RNAi Knockdown Efficiency and Effect of ADAM 10 Inhibitor on Notch Signaling in S2 Cells, Related to Figure 4 (A) Expression of mRNA of target genes in S2 cells was detected by real time Q-PCR and effect of RNAi knockdown is shown relative to respective normalised control exposed only to GFP RNAi. Expression of Notch is from pMT-Notch transfected cells, the expression of other genes reflects endogenous expression. (B) RNAi Knockdown of Ser expression in S2 cells detected by Q-PCR. (C) Notch signaling luciferase assay.
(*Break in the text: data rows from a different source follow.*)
Result: no change. 683.3, median of 2 (+0.1%).

```diff
diff --git a/qwen3-tts-rust_amd/csrc/q3_engine.h b/qwen3-tts-rust_amd/csrc/q3_engine.h
--- a/qwen3-tts-rust_amd/csrc/q3_engine.h
+++ b/qwen3-tts-rust_amd/csrc/q3_engine.h
@@ -105,7 +105,8 @@
     std::vector<char> ts_slot; int ts_variant = 0, ts_used = 0;
     float* prng = nullptr;
     uint32_t* seen = nullptr; int seen_words = 0;
-    hipEvent_t ev0 = nullptr, ev1 = nullptr, ev2 = nullptr, ev3 = nullptr;
+    hipEvent_t ev0 = nullptr, ev1 = nullptr, ev2 = nullptr;
+    hipEvent_t ev_ce[2] = {nullptr, nullptr}, ev3 = nullptr; int ce_next = 0, ce_issued = 0;
     std::vector<hipEvent_t> fin_ev;
     q3tts_timings tm{};
     Q3Voc* voc = nullptr;
@@ -224,6 +225,8 @@
     const q3tts_prompt_desc* voice; const float* embd; int n_tok;
 };
 int q3_admit_items(q3tts_engine* e, const Q3AdmItem* items, int count, int* rc);
+int q3_issue_chunk(q3tts_engine* e, int CH);
+int q3_wait_chunk(q3tts_engine* e, float* dev_ms);
 int q3_run_chunk(q3tts_engine* e, int CH);
 int q3_clone_audio_encode_run(q3tts_engine* e, const float* audio, int64_t n_samples, int64_t* codes, int32_t cap_frames, int32_t* n_frames);
 int q3_clone_speaker_encode_run(q3tts_engine* e, const float* audio, int64_t n_samples, float* spk_emb);
@@ -232,5 +235,5 @@
 int q3_park_rows(q3tts_engine* e, int b, bool save);
 void q3_text_trailing(const q3tts_request* r, std::vector<int32_t>& T);
 int q3_pred_force_variant(q3tts_engine* e, int force);
-int q3_voc_dispatch(q3tts_engine* e, const char* live, const char* want, int* voc_frames, bool more, bool* first);
+int q3_voc_dispatch(q3tts_engine* e, const Q3Slot* mir, const char* live, const char* want, int* voc_frames, bool more, bool* first);
 double q3_now_ms();
diff --git a/qwen3-tts-rust_amd/csrc/q3_engine.hip b/qwen3-tts-rust_amd/csrc/q3_engine.hip
--- a/qwen3-tts-rust_amd/csrc/q3_engine.hip
+++ b/qwen3-tts-rust_amd/csrc/q3_engine.hip
@@ -231,7 +231,8 @@
         for (auto& x : mask) x = w;
         HIPC(hipExtStreamCreateWithCUMask(&e->vstream, 8, mask));
     } else HIPC(hipStreamCreateWithFlags(&e->vstream, hipStreamNonBlocking));
-    HIPC(hipEventCreate(&e->ev0)); HIPC(hipEventCreate(&e->ev1)); HIPC(hipEventCreate(&e->ev2)); HIPC(hipEventCreate(&e->ev3));
+    HIPC(hipEventCreate(&e->ev0)); HIPC(hipEventCreate(&e->ev1)); HIPC(hipEventCreate(&e->ev2));
+    HIPC(hipEventCreate(&e->ev_ce[0])); HIPC(hipEventCreate(&e->ev_ce[1])); e->ev3 = e->ev_ce[0];
     e->fin_ev.resize(cfg->max_batch, nullptr);
     for (auto& ev : e->fin_ev) HIPC(hipEventCreateWithFlags(&ev, hipEventDisableTiming));
     const q3tts_model_config& m = e->cfg.model;
@@ -341,7 +342,8 @@
     if (e->slots_host) hipHostFree(e->slots_host);
     for (auto ev : e->fin_ev) if (ev) hipEventDestroy(ev);
     for (auto ev : e->probe_ev) if (ev) hipEventDestroy(ev);
-    if (e->ev0) hipEventDestroy(e->ev0); if (e->ev1) hipEventDestroy(e->ev1); if (e->ev2) hipEventDestroy(e->ev2); if (e->ev3) hipEventDestroy(e->ev3);
+    if (e->ev0) hipEventDestroy(e->ev0); if (e->ev1) hipEventDestroy(e->ev1); if (e->ev2) hipEventDestroy(e->ev2);
+    for (hipEvent_t ev : e->ev_ce) if (ev) hipEventDestroy(ev);
     if (e->stream) hipStreamDestroy(e->stream);
     if (e->vstream && e->vstream != e->stream) hipStreamDestroy(e->vstream);
     delete e;
@@ -549,7 +551,7 @@
 }
 
 static double now_ms();
-static int run_chunk(q3tts_engine* e, int CH, float* dev_ms) {
+static int issue_chunk(q3tts_engine* e, int CH) {
     hipStream_t s = e->stream;
     Q3Lane& L = e->lane;
     const double hp0 = now_ms();
@@ -573,11 +575,18 @@
     e->bucket_steps[e->cur_bucket].fetch_add(CH, std::memory_order_relaxed);
     Q3_HIP(e, hipEventRecord(L.ev_end, L.stream));
     Q3_HIP(e, hipStreamWaitEvent(s, L.ev_end, 0));
-    Q3_HIP(e, hipEventRecord(e->ev3, s));
+    e->ce_issued = e->ce_next; e->ce_next ^= 1;
+    Q3_HIP(e, hipEventRecord(e->ev_ce[e->ce_issued], s));
     Q3_HIP(e, hipMemcpyAsync(e->slots_host, e->slots, sizeof(Q3Slot) * e->B, hipMemcpyDeviceToHost, s));
+    e->hp_launch += now_ms() - hp0;
+    return Q3TTS_OK;
+}
+static int wait_chunk(q3tts_engine* e, float* dev_ms) {
+    Q3Lane& L = e->lane;
     const double hp1 = now_ms();
-    Q3_HIP(e, hipStreamSynchronize(s));
-    e->hp_launch += hp1 - hp0; e->hp_sync += now_ms() - hp1;
+    Q3_HIP(e, hipStreamSynchronize(e->stream));
+    e->ev3 = e->ev_ce[e->ce_issued];
+    e->hp_sync += now_ms() - hp1;
     if (dev_ms) { *dev_ms = 0.0f; hipEventElapsedTime(dev_ms, L.ev_begin, L.ev_end); }
     for (int i = 0; i + 1 < e->probe_i; i += 2) {
         float ms = 0.0f;
@@ -588,6 +597,10 @@
         if (hipEventElapsedTime(&ms, e->probe_ev[8], e->probe_ev[9]) == hipSuccess) { e->probe_empty_ms += ms; ++e->probe_empty_cnt; }
     }
     return Q3TTS_OK;
+}
+static int run_chunk(q3tts_engine* e, int CH, float* dev_ms) {
+    TRY(issue_chunk(e, CH));
+    return wait_chunk(e, dev_ms);
 }
 
 static uint64_t wall_seed() {
@@ -906,7 +919,7 @@
 
 struct SlotRun { int req = -1; double t_first = 0; };
 
-int q3_voc_dispatch(q3tts_engine* e, const char* live, const char* want, int* voc_frames, bool more, bool* first) {
+int q3_voc_dispatch(q3tts_engine* e, const Q3Slot* mir, const char* live, const char* want, int* voc_frames, bool more, bool* first) {
     const int B = e->B;
     hipStream_t vs = e->vstream;
     bool waited = false;
@@ -917,18 +930,18 @@
         int ns = 0;
         for (int b = 0; b < B; ++b) {
             if (!live[b] || !want[b]) continue;
-            const int pend = e->slots_host[b].n_frames - voc_frames[b];
-            if (pend >= 4 || (pend > 0 && !e->slots_host[b].active)) { real[ns] = std::min(pend, 4); list[ns++] = b; }
+            const int pend = mir[b].n_frames - voc_frames[b];
+            if (pend >= 4 || (pend > 0 && !mir[b].active)) { real[ns] = std::min(pend, 4); list[ns++] = b; }
         }
         if (!ns) break;
         TRY(ensure_wait());
         int still = 0;
-        for (int b = 0; b < B; ++b) if (live[b] && e->slots_host[b].active) ++still;
+        for (int b = 0; b < B; ++b) if (live[b] && mir[b].active) ++still;
         TRY(q3_voc_decode_batch(e, list.data(), real.data(), ns, 4, vs, (still > 0 || more) ? 1 : 0));
         for (int i = 0; i < ns; ++i) { if (voc_frames[list[i]] == 0) *first = true; voc_frames[list[i]] += real[i]; }
     }
     for (int b = 0; b < B; ++b)
-        if (live[b] && !e->slots_host[b].active && (e->cfg.vocoder_flush_tail || e->slots_host[b].n_frames % 4 != 0)) q3_voc_mark_last(e, b);
+        if (live[b] && !mir[b].active && (e->cfg.vocoder_flush_tail || mir[b].n_frames % 4 != 0)) q3_voc_mark_last(e, b);
     return Q3TTS_OK;
 }
 
@@ -964,16 +977,18 @@
 }
 }
 
-static int finalize(q3tts_engine* e, int b, const q3tts_request* r, q3tts_result* o, const SlotRun& sr, double t0, bool defer = false,
-                    hipEvent_t fin_ev = nullptr, int ri = -1) {
+static int finalize(q3tts_engine* e, int b, const Q3Slot& st, const q3tts_request* r, q3tts_result* o, const SlotRun& sr, double t0, bool defer = false,
+                    hipEvent_t fin_ev = nullptr, int ri = -1, hipEvent_t chunk_ev = nullptr) {
     const int ncb = e->cfg.model.n_codebooks;
-    const Q3Slot& st = e->slots_host[b];
+    const bool ahead = defer && chunk_ev;
+    hipStream_t cs = ahead ? e->vstream : e->stream;
     o->n_frames = st.n_frames; o->hit_eos = st.hit_eos;
     o->codes = (int32_t*)malloc(sizeof(int32_t) * (size_t)std::max(1, st.n_frames * ncb));
     if (!o->codes) return q3_set_err(e, Q3TTS_ERR_OOM, "malloc");
+    if (ahead) Q3_HIP(e, hipStreamWaitEvent(cs, chunk_ev, 0));
     if (st.n_frames > 0)
         Q3_HIP(e, hipMemcpyAsync(o->codes, e->codes + (size_t)b * e->cfg.max_steps_cap * ncb, sizeof(int32_t) * (size_t)st.n_frames * ncb,
-                                 hipMemcpyDeviceToHost, e->stream));
+                                 hipMemcpyDeviceToHost, cs));
     o->sample_rate = e->out_rate && e->voc ? e->out_rate : e->cfg.vocoder.sample_rate;
     if (r->want_pcm && e->voc && e->dev_pcm && ri >= 0 && ri < e->dev_pcm_n) {
         const int ns = q3_voc_samples(e, b);
@@ -1000,7 +1015,7 @@
     } else if (defer) {
         Q3_HIP(e, hipEventRecord(fin_ev, e->vstream));
     }
-    Q3_HIP(e, hipStreamSynchronize(e->stream));
+    if (!ahead) Q3_HIP(e, hipStreamSynchronize(e->stream));
     o->first_chunk_ms = sr.t_first > 0 ? (float)(sr.t_first - t0) : 0.0f;
     o->total_ms = (float)(now_ms() - t0);
     o->status = defer ? Q3TTS_ERR_STATE : Q3TTS_OK;
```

Basal signal through WT Notch is insensitive to Ser RNAi, but signal from N-VP16 shows small but reproducible reduction compared to control (GFP RNAi). (D) Western blots showing relative reduction in protein levels, Rab5 and Dor. Anti-Peanut was used as a loading control. (E) Quantification of western blots. (F–H) Notch signaling luciferase assay. (F) Su(dx)V5 induces signaling similarly through N and N^D505A but (G) Ser does not induce signaling through N^D505A. (H) Kuz inhibitor BB94 blocks basal and Dl-induced signaling but not Dx activation of N. As a control the Presenilin inhibitor DAPT blocks, basal, Dx and Dl-induced signal. Extracellular truncated N controls behave as expected. NEXT is inhibited by DAPT but not BB94, NICD is not affected by either inhibitor. Data in A-C, E-H displayed as means ± SEM for 3 repeats.